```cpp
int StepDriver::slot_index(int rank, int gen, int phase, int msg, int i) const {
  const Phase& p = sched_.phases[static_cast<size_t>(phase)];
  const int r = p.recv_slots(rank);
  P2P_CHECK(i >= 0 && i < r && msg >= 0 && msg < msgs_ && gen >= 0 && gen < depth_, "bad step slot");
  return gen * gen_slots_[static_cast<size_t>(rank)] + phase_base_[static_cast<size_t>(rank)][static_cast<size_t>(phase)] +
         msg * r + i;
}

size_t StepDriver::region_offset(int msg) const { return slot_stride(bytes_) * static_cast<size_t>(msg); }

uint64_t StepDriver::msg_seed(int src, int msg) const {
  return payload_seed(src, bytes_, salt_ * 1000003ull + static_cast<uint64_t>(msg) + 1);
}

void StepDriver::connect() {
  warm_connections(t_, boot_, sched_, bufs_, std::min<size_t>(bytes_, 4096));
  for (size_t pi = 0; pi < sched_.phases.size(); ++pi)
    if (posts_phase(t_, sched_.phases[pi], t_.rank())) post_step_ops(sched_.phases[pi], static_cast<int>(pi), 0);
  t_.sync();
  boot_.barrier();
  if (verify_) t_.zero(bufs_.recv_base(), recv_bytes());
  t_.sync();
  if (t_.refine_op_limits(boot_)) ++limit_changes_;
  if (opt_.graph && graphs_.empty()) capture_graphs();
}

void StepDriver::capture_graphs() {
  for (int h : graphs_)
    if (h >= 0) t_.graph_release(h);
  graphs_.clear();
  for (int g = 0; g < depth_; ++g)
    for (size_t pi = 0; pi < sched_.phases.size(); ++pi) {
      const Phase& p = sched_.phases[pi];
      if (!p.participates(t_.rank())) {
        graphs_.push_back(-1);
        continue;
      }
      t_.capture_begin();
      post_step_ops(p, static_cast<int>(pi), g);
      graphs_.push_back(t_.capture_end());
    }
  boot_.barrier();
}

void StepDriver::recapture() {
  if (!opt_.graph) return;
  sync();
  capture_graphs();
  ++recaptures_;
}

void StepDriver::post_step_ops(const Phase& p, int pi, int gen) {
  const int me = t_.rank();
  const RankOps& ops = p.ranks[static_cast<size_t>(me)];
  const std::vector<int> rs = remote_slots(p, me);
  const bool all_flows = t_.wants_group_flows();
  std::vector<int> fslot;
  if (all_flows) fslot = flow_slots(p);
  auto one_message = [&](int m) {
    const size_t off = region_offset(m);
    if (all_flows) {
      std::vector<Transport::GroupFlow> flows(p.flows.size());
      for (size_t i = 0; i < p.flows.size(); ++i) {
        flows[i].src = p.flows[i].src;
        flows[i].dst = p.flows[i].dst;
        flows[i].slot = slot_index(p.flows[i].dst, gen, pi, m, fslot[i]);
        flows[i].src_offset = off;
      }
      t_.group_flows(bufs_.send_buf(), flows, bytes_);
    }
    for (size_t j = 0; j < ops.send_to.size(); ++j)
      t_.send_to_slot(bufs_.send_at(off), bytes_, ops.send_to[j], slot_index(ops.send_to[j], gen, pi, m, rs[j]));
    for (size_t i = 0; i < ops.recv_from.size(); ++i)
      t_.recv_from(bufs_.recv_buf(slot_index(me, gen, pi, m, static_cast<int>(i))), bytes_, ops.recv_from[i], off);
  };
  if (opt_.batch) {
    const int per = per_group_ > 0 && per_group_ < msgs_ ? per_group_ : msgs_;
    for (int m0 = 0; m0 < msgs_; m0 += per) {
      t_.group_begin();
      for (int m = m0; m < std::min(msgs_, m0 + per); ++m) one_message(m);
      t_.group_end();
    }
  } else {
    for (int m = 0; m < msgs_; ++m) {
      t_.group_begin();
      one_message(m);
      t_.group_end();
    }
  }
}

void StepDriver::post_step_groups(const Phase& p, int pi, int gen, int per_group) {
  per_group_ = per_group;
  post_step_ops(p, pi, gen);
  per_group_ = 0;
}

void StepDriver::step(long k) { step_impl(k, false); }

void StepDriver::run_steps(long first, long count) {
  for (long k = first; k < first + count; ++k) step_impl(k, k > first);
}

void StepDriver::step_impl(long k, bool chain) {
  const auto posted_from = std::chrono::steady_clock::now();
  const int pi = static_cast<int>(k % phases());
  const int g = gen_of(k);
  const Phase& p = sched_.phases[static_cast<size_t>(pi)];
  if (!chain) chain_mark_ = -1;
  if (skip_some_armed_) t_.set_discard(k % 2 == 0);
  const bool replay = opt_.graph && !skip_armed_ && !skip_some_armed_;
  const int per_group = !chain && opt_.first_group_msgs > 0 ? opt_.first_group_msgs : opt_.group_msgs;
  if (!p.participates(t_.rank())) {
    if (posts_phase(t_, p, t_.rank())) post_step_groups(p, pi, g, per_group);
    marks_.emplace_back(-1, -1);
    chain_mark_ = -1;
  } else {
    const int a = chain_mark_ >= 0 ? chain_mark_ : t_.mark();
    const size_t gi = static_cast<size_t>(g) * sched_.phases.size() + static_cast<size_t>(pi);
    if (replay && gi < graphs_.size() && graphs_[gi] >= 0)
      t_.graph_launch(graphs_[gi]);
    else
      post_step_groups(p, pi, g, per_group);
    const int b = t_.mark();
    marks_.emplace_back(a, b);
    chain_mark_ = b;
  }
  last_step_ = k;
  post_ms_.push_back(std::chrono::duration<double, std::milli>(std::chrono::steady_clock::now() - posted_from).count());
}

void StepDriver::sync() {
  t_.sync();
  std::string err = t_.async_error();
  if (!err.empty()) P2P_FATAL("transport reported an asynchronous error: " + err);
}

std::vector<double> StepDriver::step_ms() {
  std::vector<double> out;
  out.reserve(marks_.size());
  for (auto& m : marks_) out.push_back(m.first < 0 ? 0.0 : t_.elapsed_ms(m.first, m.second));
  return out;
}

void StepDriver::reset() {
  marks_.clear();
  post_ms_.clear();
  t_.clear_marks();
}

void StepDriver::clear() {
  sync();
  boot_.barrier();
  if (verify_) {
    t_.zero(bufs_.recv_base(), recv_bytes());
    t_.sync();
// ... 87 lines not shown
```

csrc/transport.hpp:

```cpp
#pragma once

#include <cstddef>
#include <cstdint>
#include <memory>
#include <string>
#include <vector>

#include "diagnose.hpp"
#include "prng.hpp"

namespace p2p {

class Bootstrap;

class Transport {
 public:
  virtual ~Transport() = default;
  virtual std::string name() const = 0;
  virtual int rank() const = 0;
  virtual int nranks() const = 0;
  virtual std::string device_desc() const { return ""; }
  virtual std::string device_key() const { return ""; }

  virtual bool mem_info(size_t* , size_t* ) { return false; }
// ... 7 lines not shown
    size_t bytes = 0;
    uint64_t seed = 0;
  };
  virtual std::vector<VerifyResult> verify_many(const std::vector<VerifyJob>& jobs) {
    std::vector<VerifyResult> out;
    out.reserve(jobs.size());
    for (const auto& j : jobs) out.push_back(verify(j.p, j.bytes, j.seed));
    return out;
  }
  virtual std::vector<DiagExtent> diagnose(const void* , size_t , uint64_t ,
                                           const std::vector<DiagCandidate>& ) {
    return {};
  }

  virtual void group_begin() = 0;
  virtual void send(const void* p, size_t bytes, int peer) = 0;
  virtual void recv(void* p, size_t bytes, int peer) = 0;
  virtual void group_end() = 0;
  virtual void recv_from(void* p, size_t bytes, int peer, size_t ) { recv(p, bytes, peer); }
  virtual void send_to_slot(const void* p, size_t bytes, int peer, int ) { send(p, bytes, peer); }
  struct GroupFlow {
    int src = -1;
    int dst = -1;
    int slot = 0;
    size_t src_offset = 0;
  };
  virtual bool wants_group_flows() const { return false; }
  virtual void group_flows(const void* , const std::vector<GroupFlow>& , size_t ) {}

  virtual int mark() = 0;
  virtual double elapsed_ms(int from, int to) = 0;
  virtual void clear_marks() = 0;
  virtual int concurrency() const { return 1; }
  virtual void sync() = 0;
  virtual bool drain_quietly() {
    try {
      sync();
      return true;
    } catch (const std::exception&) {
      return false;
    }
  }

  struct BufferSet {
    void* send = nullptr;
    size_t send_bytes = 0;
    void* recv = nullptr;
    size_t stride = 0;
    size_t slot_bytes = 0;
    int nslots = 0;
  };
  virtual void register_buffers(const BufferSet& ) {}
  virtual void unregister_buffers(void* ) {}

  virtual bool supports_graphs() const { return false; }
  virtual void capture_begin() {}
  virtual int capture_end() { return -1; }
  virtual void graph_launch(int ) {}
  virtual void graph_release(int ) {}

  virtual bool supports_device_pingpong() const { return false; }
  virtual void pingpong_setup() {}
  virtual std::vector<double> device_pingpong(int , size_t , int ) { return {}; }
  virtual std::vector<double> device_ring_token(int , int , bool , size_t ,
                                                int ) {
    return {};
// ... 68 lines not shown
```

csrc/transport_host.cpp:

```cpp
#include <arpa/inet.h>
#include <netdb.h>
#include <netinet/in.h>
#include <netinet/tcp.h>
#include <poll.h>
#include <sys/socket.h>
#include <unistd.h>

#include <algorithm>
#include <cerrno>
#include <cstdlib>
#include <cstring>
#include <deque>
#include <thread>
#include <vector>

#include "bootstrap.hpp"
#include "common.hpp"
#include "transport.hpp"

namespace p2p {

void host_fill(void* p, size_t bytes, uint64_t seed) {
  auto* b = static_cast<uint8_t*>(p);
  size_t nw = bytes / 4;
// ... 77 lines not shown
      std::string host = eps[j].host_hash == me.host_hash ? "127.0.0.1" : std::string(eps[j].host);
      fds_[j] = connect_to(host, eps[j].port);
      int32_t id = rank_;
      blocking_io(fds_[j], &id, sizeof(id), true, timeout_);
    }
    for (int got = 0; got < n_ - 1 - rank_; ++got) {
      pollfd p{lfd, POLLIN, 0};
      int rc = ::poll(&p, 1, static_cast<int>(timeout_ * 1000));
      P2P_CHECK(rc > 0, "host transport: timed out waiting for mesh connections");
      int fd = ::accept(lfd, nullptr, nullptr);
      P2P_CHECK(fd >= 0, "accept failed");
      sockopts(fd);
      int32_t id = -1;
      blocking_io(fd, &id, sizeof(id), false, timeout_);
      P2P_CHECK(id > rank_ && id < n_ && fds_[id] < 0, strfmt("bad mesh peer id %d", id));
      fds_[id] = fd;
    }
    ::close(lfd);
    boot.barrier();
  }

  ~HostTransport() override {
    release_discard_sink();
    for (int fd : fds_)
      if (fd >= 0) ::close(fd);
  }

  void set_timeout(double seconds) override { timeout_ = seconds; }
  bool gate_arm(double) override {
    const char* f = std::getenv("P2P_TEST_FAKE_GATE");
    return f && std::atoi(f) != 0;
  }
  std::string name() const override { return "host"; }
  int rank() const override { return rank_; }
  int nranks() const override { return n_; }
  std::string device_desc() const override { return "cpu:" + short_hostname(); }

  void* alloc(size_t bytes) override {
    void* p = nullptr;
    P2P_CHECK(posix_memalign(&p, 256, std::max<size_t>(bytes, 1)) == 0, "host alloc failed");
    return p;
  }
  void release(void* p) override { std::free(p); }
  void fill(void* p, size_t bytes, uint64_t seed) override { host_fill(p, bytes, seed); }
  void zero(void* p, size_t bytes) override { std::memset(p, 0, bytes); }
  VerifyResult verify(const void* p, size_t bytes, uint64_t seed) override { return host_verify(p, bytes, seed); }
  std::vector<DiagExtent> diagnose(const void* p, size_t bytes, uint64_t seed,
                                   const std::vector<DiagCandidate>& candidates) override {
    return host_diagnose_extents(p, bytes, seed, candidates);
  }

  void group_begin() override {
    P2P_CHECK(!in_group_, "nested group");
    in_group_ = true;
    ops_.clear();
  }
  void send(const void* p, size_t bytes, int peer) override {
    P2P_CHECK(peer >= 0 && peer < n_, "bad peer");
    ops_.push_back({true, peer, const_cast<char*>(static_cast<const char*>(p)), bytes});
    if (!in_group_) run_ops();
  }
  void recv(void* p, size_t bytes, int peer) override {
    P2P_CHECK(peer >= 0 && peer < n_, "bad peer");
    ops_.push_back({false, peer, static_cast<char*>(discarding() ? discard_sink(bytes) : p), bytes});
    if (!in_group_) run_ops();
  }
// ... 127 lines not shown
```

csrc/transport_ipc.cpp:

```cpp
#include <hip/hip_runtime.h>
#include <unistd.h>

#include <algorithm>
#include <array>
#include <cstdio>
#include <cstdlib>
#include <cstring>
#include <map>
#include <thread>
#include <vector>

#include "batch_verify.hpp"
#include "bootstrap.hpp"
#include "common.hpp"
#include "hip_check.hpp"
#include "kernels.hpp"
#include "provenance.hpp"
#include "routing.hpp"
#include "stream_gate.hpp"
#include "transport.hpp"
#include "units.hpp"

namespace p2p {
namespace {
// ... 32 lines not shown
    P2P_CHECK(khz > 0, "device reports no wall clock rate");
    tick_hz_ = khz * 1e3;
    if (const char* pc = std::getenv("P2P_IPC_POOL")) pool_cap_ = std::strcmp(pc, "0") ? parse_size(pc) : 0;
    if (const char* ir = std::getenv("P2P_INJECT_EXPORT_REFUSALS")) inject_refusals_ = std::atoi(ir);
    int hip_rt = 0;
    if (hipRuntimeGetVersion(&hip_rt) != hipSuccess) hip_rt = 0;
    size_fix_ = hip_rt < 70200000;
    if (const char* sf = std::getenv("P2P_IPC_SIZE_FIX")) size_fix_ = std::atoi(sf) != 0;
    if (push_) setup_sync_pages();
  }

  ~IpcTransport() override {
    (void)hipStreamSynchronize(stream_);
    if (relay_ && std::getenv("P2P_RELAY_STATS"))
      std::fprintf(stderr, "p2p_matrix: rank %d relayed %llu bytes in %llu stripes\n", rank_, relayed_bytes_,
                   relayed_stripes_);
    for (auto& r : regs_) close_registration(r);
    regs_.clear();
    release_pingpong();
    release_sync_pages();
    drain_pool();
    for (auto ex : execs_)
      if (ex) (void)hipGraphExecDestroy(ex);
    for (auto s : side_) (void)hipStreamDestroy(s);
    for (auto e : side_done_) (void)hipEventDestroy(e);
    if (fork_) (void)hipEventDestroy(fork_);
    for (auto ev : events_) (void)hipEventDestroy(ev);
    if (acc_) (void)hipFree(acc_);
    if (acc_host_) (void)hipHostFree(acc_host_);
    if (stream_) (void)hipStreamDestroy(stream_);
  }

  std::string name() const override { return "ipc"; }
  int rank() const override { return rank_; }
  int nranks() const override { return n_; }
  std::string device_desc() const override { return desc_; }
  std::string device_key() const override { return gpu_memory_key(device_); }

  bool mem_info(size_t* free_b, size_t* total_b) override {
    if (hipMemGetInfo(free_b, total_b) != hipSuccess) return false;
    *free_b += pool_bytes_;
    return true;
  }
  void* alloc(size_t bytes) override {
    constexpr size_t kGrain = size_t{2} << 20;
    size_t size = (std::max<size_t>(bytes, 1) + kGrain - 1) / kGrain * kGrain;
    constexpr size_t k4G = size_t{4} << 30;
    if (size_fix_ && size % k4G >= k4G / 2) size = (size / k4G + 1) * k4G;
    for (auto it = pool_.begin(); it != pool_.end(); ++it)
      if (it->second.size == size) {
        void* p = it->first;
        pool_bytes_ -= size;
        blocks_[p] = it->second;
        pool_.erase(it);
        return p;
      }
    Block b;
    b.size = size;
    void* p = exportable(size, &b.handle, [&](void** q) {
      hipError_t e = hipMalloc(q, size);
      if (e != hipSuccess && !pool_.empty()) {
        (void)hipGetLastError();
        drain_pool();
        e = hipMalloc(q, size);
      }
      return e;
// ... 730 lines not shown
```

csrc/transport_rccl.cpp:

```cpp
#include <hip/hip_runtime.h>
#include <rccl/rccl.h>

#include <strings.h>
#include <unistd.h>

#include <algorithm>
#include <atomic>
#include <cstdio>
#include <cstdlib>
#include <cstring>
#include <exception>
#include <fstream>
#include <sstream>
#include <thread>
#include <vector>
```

+++

▶ **DIRECTIONS**: Among the lines above, please find those with "shown" and copy them.

▶ **TASK ANSWER**:
// ... 87 lines not shown
// ... 7 lines not shown
// ... 68 lines not shown
// ... 77 lines not shown
// ... 127 lines not shown
// ... 32 lines not shown
// ... 730 lines not shown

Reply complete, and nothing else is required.